La NFL «a écouté leurs joueurs, ils ont donné de l'argent, ils ont créé une plateforme Inspire Change (avec des programmes de lutte contre le racisme, ndlr). Ils ont essayé de faire des choses jusqu'à présent», a convenu ce cofondateur de la NFL player's coalition, une association qui lutte contre les injustices sociales et raciales aux États-Unis. «Mais il y a un joueur qu'ils ont ignoré et ne reconnaissent plus, c'est Colin Kaepernick. Si cela n'est pas réparé, alors tout le reste n'a aucun sens», a-t-il insisté.
«On veut réparation»
Vendredi, réagissant à une vidéo dans laquelle des joueurs exigeaient que la NFL condamne les violences racistes et soutienne les protestations, le commissaire Roger Goodell avait admis que la ligue avait eu tort, promettant de le faire à l'avenir.
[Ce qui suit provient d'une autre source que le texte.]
__global__ __launch_bounds__(C1_THREADS) void conv_c1_fwd_mfma_kernel(const float* __restrict__ x,
                                                                      const float* __restrict__ w,
                                                                      const float* __restrict__ res,
                                                                      float* __restrict__ out, int B, int D, int H, int W,
                                                                      int nHt, int nWt, int ncols) {
    STX_DYN_SMEM(smem);
    float* Ps = reinterpret_cast<float*>(smem);
    const int tid = threadIdx.x, lane = tid & 63, wave = __builtin_amdgcn_readfirstlane(tid >> 6);
    const int i = lane & 31, half = lane >> 5;
    float wreg[16];
#pragma unroll
    for (int s_ = 0; s_ < 16; ++s_) wreg[s_] = (i < 27) ? w[(size_t)(16 * half + s_) * 27 + i] : 0.f;
    const int lh = tid / C1F_TW, lw = tid % C1F_TW;

    constexpr int MTW = (C1F_MT + 3) / 4;
    const long long units = (long long)ncols * D;
    int u = __builtin_amdgcn_readfirstlane((int)(units * blockIdx.x / gridDim.x));
    const int u_end = __builtin_amdgcn_readfirstlane((int)(units * (blockIdx.x + 1) / gridDim.x));
    const unsigned plane_bytes = (unsigned)H * (unsigned)W * 32u * 4u;
    while (u < u_end) {
        const int col = u / D;
        const int d_lo = u - col * D;
        const int left = u_end - u;
        const int d_hi = (D - d_lo < left) ? D : d_lo + left;
        u += d_hi - d_lo;
        const int wt = col % nWt, ht = (col / nWt) % nHt, b = col / (nWt * nHt);
        const int h0 = ht * C1F_TH, w0 = wt * C1F_TW;
        const int oh = h0 + lh, ow = w0 + lw;
        const bool ook = oh < H && ow < W;
        unsigned voff[MTW];
#pragma unroll
        for (int t = 0; t < MTW; ++t) {
            const int hv = (wave + 4 * t) * 32 + i;
            const int hy = hv / C1F_EW, wx = hv - hy * C1F_EW;
            const int gh = h0 - 1 + hy, gw = w0 - 1 + wx;
            const bool ok = wave + 4 * t < C1F_MT && hv < C1F_NV && gh >= 0 && gh < H && gw >= 0 && gw < W;
            voff[t] = ok ? (unsigned)(((gh * W + gw) * 32 + 16 * half) * 4) : STX_BUF_OOB;
        }
        float4 nxt[MTW][4];
        auto load_plane = [&](int p) {
            const bool in = p >= 0 && p < D && p <= d_hi;
            const stx_bufrsrc rs = stx_make_rsrc(x + ((size_t)b * D + (in ? p : 0)) * H * W * 32, in ? plane_bytes : 0u);
#pragma unroll
            for (int t = 0; t < MTW; ++t)
#pragma unroll
                for (int q = 0; q < 4; ++q) nxt[t][q] = stx_buf_ld4(rs, voff[t], 16u * q);
        };
        float accA = 0.f, accB = 0.f;
        load_plane(d_lo - 1);
        __syncthreads();
        for (int p = d_lo - 1; p <= d_hi; ++p) {
            float* Pb = Ps + ((p + 2) & 1) * (C1F_NV * 27);
            const bool pin = p >= 0 && p < D;
            float4 cur[MTW][4];
#pragma unroll
            for (int t = 0; t < MTW; ++t)
#pragma unroll
                for (int q = 0; q < 4; ++q) cur[t][q] = nxt[t][q];
            load_plane(p + 1);
            if (pin) {
#pragma unroll
                for (int t = 0; t < MTW; ++t) {
                    const int m = wave + 4 * t;
                    if (m < C1F_MT) {
                        f32x16 acc;
#pragma unroll
                        for (int r = 0; r < 16; ++r) acc[r] = 0.f;
#pragma unroll
                        for (int q = 0; q < 4; ++q) {
                            acc = __builtin_amdgcn_mfma_f32_32x32x2f32(cur[t][q].x, wreg[4 * q + 0], acc, 0, 0, 0);
                            acc = __builtin_amdgcn_mfma_f32_32x32x2f32(cur[t][q].y, wreg[4 * q + 1], acc, 0, 0, 0);
                            acc = __builtin_amdgcn_mfma_f32_32x32x2f32(cur[t][q].z, wreg[4 * q + 2], acc, 0, 0, 0);
                            acc = __builtin_amdgcn_mfma_f32_32x32x2f32(cur[t][q].w, wreg[4 * q + 3], acc, 0, 0, 0);
                        }
                        if (i < 27) {
#pragma unroll
                            for (int r = 0; r < 16; ++r) {
                                const int v = m * 32 + (r & 3) + 8 * (r >> 2) + 4 * half;
                                if (v < C1F_NV) Pb[v * 27 + i] = acc[r];
                            }
                        }
                    }
                }
            }
            __syncthreads();
            float s0 = 0.f, s1 = 0.f, s2 = 0.f;
            if (pin) {
#pragma unroll
                for (int kh = 0; kh < 3; ++kh)
#pragma unroll
                    for (int kw = 0; kw < 3; ++kw) {
                        const float* pp = Pb + ((lh + kh) * C1F_EW + lw + kw) * 27 + kh * 3 + kw;
                        s0 += pp[0];
                        s1 += pp[9];
                        s2 += pp[18];
                    }
            }
            const float done = accA + s2;
            const int od = p - 1;
            if (od >= d_lo && od < d_hi && ook) {
                const size_t o = (((size_t)b * D + od) * H + oh) * W + ow;
                out[o] = res ? done + res[o] : done;
            }
            accA = accB + s1;
            accB = s0;
        }
    }
}

}
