# facebookresearch/detectron2

Measured on NVIDIA H100. Metric: Mask R-CNN R50-FPN training hot-path images/sec (custom-op path fwd+bwd, 2 images/GPU), higher is better.
Workload: dtype f32

## Files before the change

### detectron2_b200/csrc/deform_conv_tc.cu

```cuda
#include <algorithm>
#include <cstdlib>

#include "common.cuh"
#include "tc_common.cuh"

using namespace d2b_tc;

namespace {

constexpr int kWorkerWarps = 16;
constexpr int kWorkers = kWorkerWarps * 32;
constexpr int kThreads = kWorkers + 128;
constexpr int kLaunchRegs = (65536 / kThreads) & ~7;
constexpr int kWorkerRegs = 112, kSideRegs = 24;
static_assert(kWorkers * kWorkerRegs + (kThreads - kWorkers) * kSideRegs <= kThreads * kLaunchRegs,
              "register budget exceeds the launch allocation");
constexpr int kMaxBN = 128;
constexpr int kRowsPerHalf = 128 / (2 * kWorkerWarps);
constexpr int kTile = 16384;
constexpr int kMaxSmem = 227 * 1024;
constexpr int kGcolPitch = 132;

struct TC {
  int N, Cin, H, W, Cout, kh, kw, sh, sw, ph, pw, dh, dw, G, DG, Ho, Wo, cpg, opg, cpdg, KK, HoWo;
  int pack, SG, cps, ops, cbs, U;
  int tiles_img;
  int stages_img;
  int MC;
  int nks;
  long long off_bs, mask_bs;
  int mask_sigmoid;
};

struct Epi {
  const float* scale;
  const float* shift;
  int relu;
};

struct K1P { int BN, noct, nkp, ksplit, S, tap_bytes, stage_bytes, red; };
struct K2P { int mper, msplit, tap_bytes; };
struct K3P { int BN, noct, sper, nsplit, S, stage_bytes; };

inline size_t align256(size_t v) { return (v + 255) & ~(size_t)255; }

bool make_tc(const d2b_dcn_params* p, TC& d) {
  if (!p) return false;
  d.N = p->N; d.Cin = p->Cin; d.H = p->H; d.W = p->W; d.Cout = p->Cout; d.kh = p->kh; d.kw = p->kw;
  d.sh = p->stride_h; d.sw = p->stride_w; d.ph = p->pad_h; d.pw = p->pad_w; d.dh = p->dil_h; d.dw = p->dil_w;
  d.G = p->groups; d.DG = p->deformable_groups;
  if (d.N < 0 || d.Cin <= 0 || d.H <= 0 || d.W <= 0 || d.Cout <= 0 || d.kh <= 0 || d.kw <= 0 || d.sh <= 0 || d.sw <= 0 ||
      d.ph < 0 || d.pw < 0 || d.dh <= 0 || d.dw <= 0 || d.G <= 0 || d.DG <= 0)
    return false;
  if (d.Cin % d.G || d.Cout % d.G || d.Cin % d.DG) return false;
  d.Ho = (d.H + 2 * d.ph - (d.dh * (d.kh - 1) + 1)) / d.sh + 1;
  d.Wo = (d.W + 2 * d.pw - (d.dw * (d.kw - 1) + 1)) / d.sw + 1;
  if (d.Ho <= 0 || d.Wo <= 0) return false;
  d.cpg = d.Cin / d.G; d.opg = d.Cout / d.G; d.cpdg = d.Cin / d.DG; d.KK = d.kh * d.kw; d.HoWo = d.Ho * d.Wo;
  if (d.cpg >= 64) {
    if (d.cpg % 64) return false;
    d.pack = 1;
  } else {
    if (d.cpg != 16 && d.cpg != 32) return false;
    d.pack = 64 / d.cpg;
    if (d.G % d.pack) return false;
  }
  if (d.cpdg % 64) return false;
  d.SG = d.G / d.pack; d.cps = d.cpg * d.pack; d.ops = d.opg * d.pack; d.cbs = d.cps / 64; d.U = d.KK * d.cbs;
  if (d.ops % 16) return false;
  if (d.KK > 49) return false;
  if ((long long)d.H * d.W * d.Cin >= (1LL << 29)) return false;
  if ((long long)d.HoWo * d.Cout >= (1LL << 31) || (long long)d.Cout * d.cpg * d.KK >= (1LL << 31)) return false;
  d.tiles_img = d2b_cdiv(d.HoWo, 128);
  d.stages_img = d2b_cdiv(d.HoWo, 64);
  d.MC = (d.U + 1) / 2;
  d.nks = d.ops / 64;
  if ((long long)d.N * d.tiles_img > 0x7fffffffLL) return false;
  d.off_bs = (long long)d.DG * 2 * d.KK * d.HoWo;
  d.mask_bs = (long long)d.DG * d.KK * d.HoWo;
  d.mask_sigmoid = 0;
  return true;
}

const float* use_fused_offset_mask(TC& d, const float* offset_mask) {
  d.off_bs = d.mask_bs = (long long)d.DG * 3 * d.KK * d.HoWo;
  d.mask_sigmoid = 1;
  return offset_mask + (size_t)d.DG * 2 * d.KK * d.HoWo;
}

int largest_tile(int n) {
  for (int t = kMaxBN; t >= 16; t >>= 1)
    if (n % t == 0) return t;
  return 0;
}

int best_split(long long base, int work, int max_split, int overhead) {
  int best = 1;
  long long best_cost = -1;
  for (int s = 1; s <= max_split; ++s) {
    const int per = d2b_cdiv(work, s);
    const int parts = d2b_cdiv(work, per);
    const long long cost = (long long)d2b_cdiv(base * parts, d2b_num_sms()) * (per + overhead);
    if (best_cost < 0 || cost < best_cost) {
      best_cost = cost;
      best = parts;
    }
  }
  return best;
}

bool plan_k1(const TC& d, K1P& k) {
  k.BN = largest_tile(d.ops);
  if (k.BN < 16) return false;
  k.noct = d.ops / k.BN;
  const int base = d.N * d.tiles_img * d.SG * k.noct;
  k.ksplit = best_split(base, d.KK, d.KK, 1);
  k.nkp = d2b_cdiv(d.KK, k.ksplit);
  k.ksplit = d2b_cdiv(d.KK, k.nkp);
  k.red = k.ksplit > 1;
  const int ndg = d.DG == 1 ? 1 : std::min(d.DG, d2b_cdiv(d.cps, d.cpdg) + 1);
  k.tap_bytes = ndg * k.nkp * 128 * 16;
  k.stage_bytes = 2 * kTile + 2 * k.BN * 128;
  k.S = 3;
  while (k.S > 1 && k.S * k.stage_bytes + k.tap_bytes + 1024 + 128 > kMaxSmem) --k.S;
  return k.S >= 2;
}

bool plan_k2(const TC& d, K2P& k) {
  if (d.ops % 64) return false;
  const int base = d.N * d.tiles_img * d.SG;
  k.msplit = best_split(base, d.MC, d.MC, 1);
  k.mper = d2b_cdiv(d.MC, k.msplit);
  k.msplit = d2b_cdiv(d.MC, k.mper);
  const int nkp = std::min(d.KK, (2 * k.mper + d.cbs - 1) / d.cbs + 1);
  const int ndg = d.DG == 1 ? 1 : std::min(d.DG, d2b_cdiv(d.cps, d.cpdg) + 1);
  k.tap_bytes = ndg * nkp * 128 * 16;
  return 2 * 4 * kTile + 128 * kGcolPitch * 4 + k.tap_bytes + 1024 + 128 <= kMaxSmem;
}

bool plan_k3(const TC& d, K3P& k) {
  if (d.ops % 64) return false;
  k.BN = largest_tile(d.ops);
  k.noct = d.ops / k.BN;
  const int units = d.MC * d.SG * k.noct;
  const int total = d.N * d.stages_img;
  k.nsplit = best_split(units, total, std::min(total, 4 * d2b_num_sms()), 3);
  k.sper = d2b_cdiv(total, k.nsplit);
  k.nsplit = d2b_cdiv(total, k.sper);
  k.stage_bytes = 2 * kTile + 2 * k.BN * 128;
  k.S = 3;
  while (k.S > 1 && k.S * k.stage_bytes + 4096 + 1024 + 128 > kMaxSmem) --k.S;
  return k.S >= 2;
}

struct TapRaw {
  float oh, ow, m;
};

__device__ __forceinline__ TapRaw tap_loads(const TC& d, const float* __restrict__ offset, const float* __restrict__ mask,
                                            int b, int dg, int kp, int p) {
  TapRaw r = {0.f, 0.f, 1.f};
  if (p < d.HoWo) {
    const size_t ob = (size_t)b * d.off_bs + ((size_t)dg * 2 * d.KK) * d.HoWo;
    r.oh = __ldg(offset + ob + (size_t)(2 * kp) * d.HoWo + p);
    r.ow = __ldg(offset + ob + (size_t)(2 * kp + 1) * d.HoWo + p);
    if (mask) r.m = __ldg(mask + (size_t)b * d.mask_bs + ((size_t)dg * d.KK + kp) * d.HoWo + p);
  }
  return r;
}

__device__ __forceinline__ int4 tap_finish(const TC& d, const TapRaw& r, bool has_mask, int kp, int p) {
  int4 t = make_int4(0, 0, 0, 0);
  if (p < d.HoWo) {
    const int ho = p / d.Wo, wo = p - ho * d.Wo;
    const int ki = kp / d.kw, kj = kp - ki * d.kw;
    const float hf = (float)(ho * d.sh - d.ph + ki * d.dh) + r.oh;
    const float wf = (float)(wo * d.sw - d.pw + kj * d.dw) + r.ow;
    float m = r.m;
    if (has_mask && d.mask_sigmoid) m = 1.f / (1.f + expf(-m));
    if (hf > -1.f && wf > -1.f && hf < (float)d.H && wf < (float)d.W) {
      const float hfl = floorf(hf), wfl = floorf(wf);
      const int hl = (int)hfl, wl = (int)wfl;
      const bool t0 = hl >= 0, t1 = hl + 1 <= d.H - 1, l0 = wl >= 0, l1 = wl + 1 <= d.W - 1;
      const int flags = (t0 && l0 ? 1 : 0) | (t0 && l1 ? 2 : 0) | (t1 && l0 ? 4 : 0) | (t1 && l1 ? 8 : 0);
      t.x = ((hl * d.W + wl + d.W + 1) << 4) | flags;
      t.y = __float_as_int(hf - hfl);
      t.z = __float_as_int(wf - wfl);
      t.w = __float_as_int(m);
    }
  }
  return t;
}

__device__ __forceinline__ int4 make_tap(const TC& d, const float* __restrict__ offset, const float* __restrict__ mask,
                                         int b, int dg, int kp, int p) {
  return tap_finish(d, tap_loads(d, offset, mask, b, dg, kp, p), mask != nullptr, kp, p);
}

struct Taps4 {
  float4 v0, v1, v2, v3;
};

__device__ __forceinline__ void load_corners(const float* __restrict__ xcb, uint32_t Cin, uint32_t rs, int code, Taps4& t) {
  const float* __restrict__ p = xcb + (uint32_t)(code >> 4) * Cin;
  const float4 z = make_float4(0.f, 0.f, 0.f, 0.f);
  t.v0 = (code & 1) ? __ldg(reinterpret_cast<const float4*>(p)) : z;
  t.v1 = (code & 2) ? __ldg(reinterpret_cast<const float4*>(p + Cin)) : z;
  t.v2 = (code & 4) ? __ldg(reinterpret_cast<const float4*>(p + rs)) : z;
  t.v3 = (code & 8) ? __ldg(reinterpret_cast<const float4*>(p + (rs + Cin))) : z;
}

__device__ __forceinline__ void interp4(const Taps4& t, float w0, float w1, float w2, float w3, float (&v)[4]) {
  const F2 z = f2_pack(0.f, 0.f), p0 = f2_pack(w0, w0), p1 = f2_pack(w1, w1), p2 = f2_pack(w2, w2), p3 = f2_pack(w3, w3);
  F2 a = f2_fma(p0, f2_pack(t.v0.x, t.v0.y), z), b = f2_fma(p0, f2_pack(t.v0.z, t.v0.w), z);
  a = f2_fma(p1, f2_pack(t.v1.x, t.v1.y), a);
  b = f2_fma(p1, f2_pack(t.v1.z, t.v1.w), b);
  a = f2_fma(p2, f2_pack(t.v2.x, t.v2.y), a);
  b = f2_fma(p2, f2_pack(t.v2.z, t.v2.w), b);
  a = f2_fma(p3, f2_pack(t.v3.x, t.v3.y), a);
  b = f2_fma(p3, f2_pack(t.v3.z, t.v3.w), b);
  f2_unpack(a, v[0], v[1]);
  f2_unpack(b, v[2], v[3]);
}

__device__ __forceinline__ void gather_store(const Taps4& t, int4 tap, uint8_t* a_hi, uint8_t* a_lo, uint32_t off,
                                             bool split) {
  const float lh = __int_as_float(tap.y), lw = __int_as_float(tap.z), m = __int_as_float(tap.w);
  const float hh = 1.f - lh, hw = 1.f - lw;
  float v[4];
  interp4(t, hh * hw * m, hh * lw * m, lh * hw * m, lh * lw * m, v);
  uint2 hi, lo;
  split4(v, hi, lo);
  *reinterpret_cast<uint2*>(a_hi + off) = hi;
  if (split) *reinterpret_cast<uint2*>(a_lo + off) = lo;
}

template <int BN, int kTransA, int kSplit>
__device__ __forceinline__ void mma_stage_(float (&acc)[BN / 4], uint32_t a_hi, uint32_t a_lo, uint32_t b_hi, uint32_t b_lo) {
  const int g = (threadIdx.x >> 7);
  const uint32_t ao = kTransA ? (uint32_t)(g & 1) * 8192u : (uint32_t)(g & 1) * 64u * 128u;
  const uint32_t bo = (uint32_t)(g >> 1) * (uint32_t)(BN / 2) * 128u;
  const uint32_t lbo = kTransA ? 8192u : 0u;
  wgmma_fence();
#pragma unroll
  for (int kk = 0; kk < 4; ++kk) {
    const uint32_t ak = ao + (kTransA ? (uint32_t)kk * 2048u : (uint32_t)kk * 32u), bk = bo + (uint32_t)kk * 32u;
    Wgmma<BN / 2, kTransA>::mma(acc, wgmma_desc(a_hi + ak, lbo, 1024), wgmma_desc(b_hi + bk, 0, 1024), 1);
    if (kSplit) {
      Wgmma<BN / 2, kTransA>::mma(acc, wgmma_desc(a_hi + ak, lbo, 1024), wgmma_desc(b_lo + bk, 0, 1024), 1);
      Wgmma<BN / 2, kTransA>::mma(acc, wgmma_desc(a_lo + ak, lbo, 1024), wgmma_desc(b_hi + bk, 0, 1024), 1);
    }
  }
  wgmma_commit();
}
template <int BN, int kTransA>
__device__ __forceinline__ void mma_stage(float (&acc)[BN / 4], uint32_t a_hi, uint32_t a_lo, uint32_t b_hi, uint32_t b_lo,
                                          int split) {
  if (split) mma_stage_<BN, kTransA, 1>(acc, a_hi, a_lo, b_hi, b_lo);
  else mma_stage_<BN, kTransA, 0>(acc, a_hi, a_lo, b_hi, b_lo);
}
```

Sans jamais mentionner Kaepernick.
Non reconduit par les 49ers en 2017, le quarterback aujourd'hui âgé de 32 ans, était ensuite entré en conflit contre la NFL, estimant qu'on lui refusait injustement un emploi, avant de trouver un arrangement à l'amiable en février 2019. Après quoi, la ligue a organisé un entraînement pour qu'il parvienne à convaincre des franchises de l'engager. En vain.
Mardi, le nom de Kaepernick a résonné à Houston, lors des funérailles de George Floyd. «C'est bien de voir certaines personnes changer d'avis. Le patron de la NFL a dit "oui, peut-être que nous nous sommes trompés"», a déclaré le leader des droits civiques, Al Sharpton, dans son éloge funèbre. «Eh bien, ne vous excusez pas, rendez son travail à Colin Kaepernick, a-t-il enchaîné. Ne venez pas avec des excuses vides. Prenez le gagne-pain d'un homme, dépouillez le de ses talents, et quatre ans plus tard quand le monde entier regarde, faites soudainement un Facetime pour dire que vous êtes désolé?»
«Vous êtes désolé? Alors réparez les dommages que vous avez causés à la carrière de celui que vous avez laissé tomber (...) Nous ne voulons pas d'excuses, nous voulons réparation», a-t-il martelé. Pas sûr que les patrons de franchises, dont beaucoup soutiennent Donald Trump, l'entendent de cette oreille et s'embarrassent d'autres genoux à terre.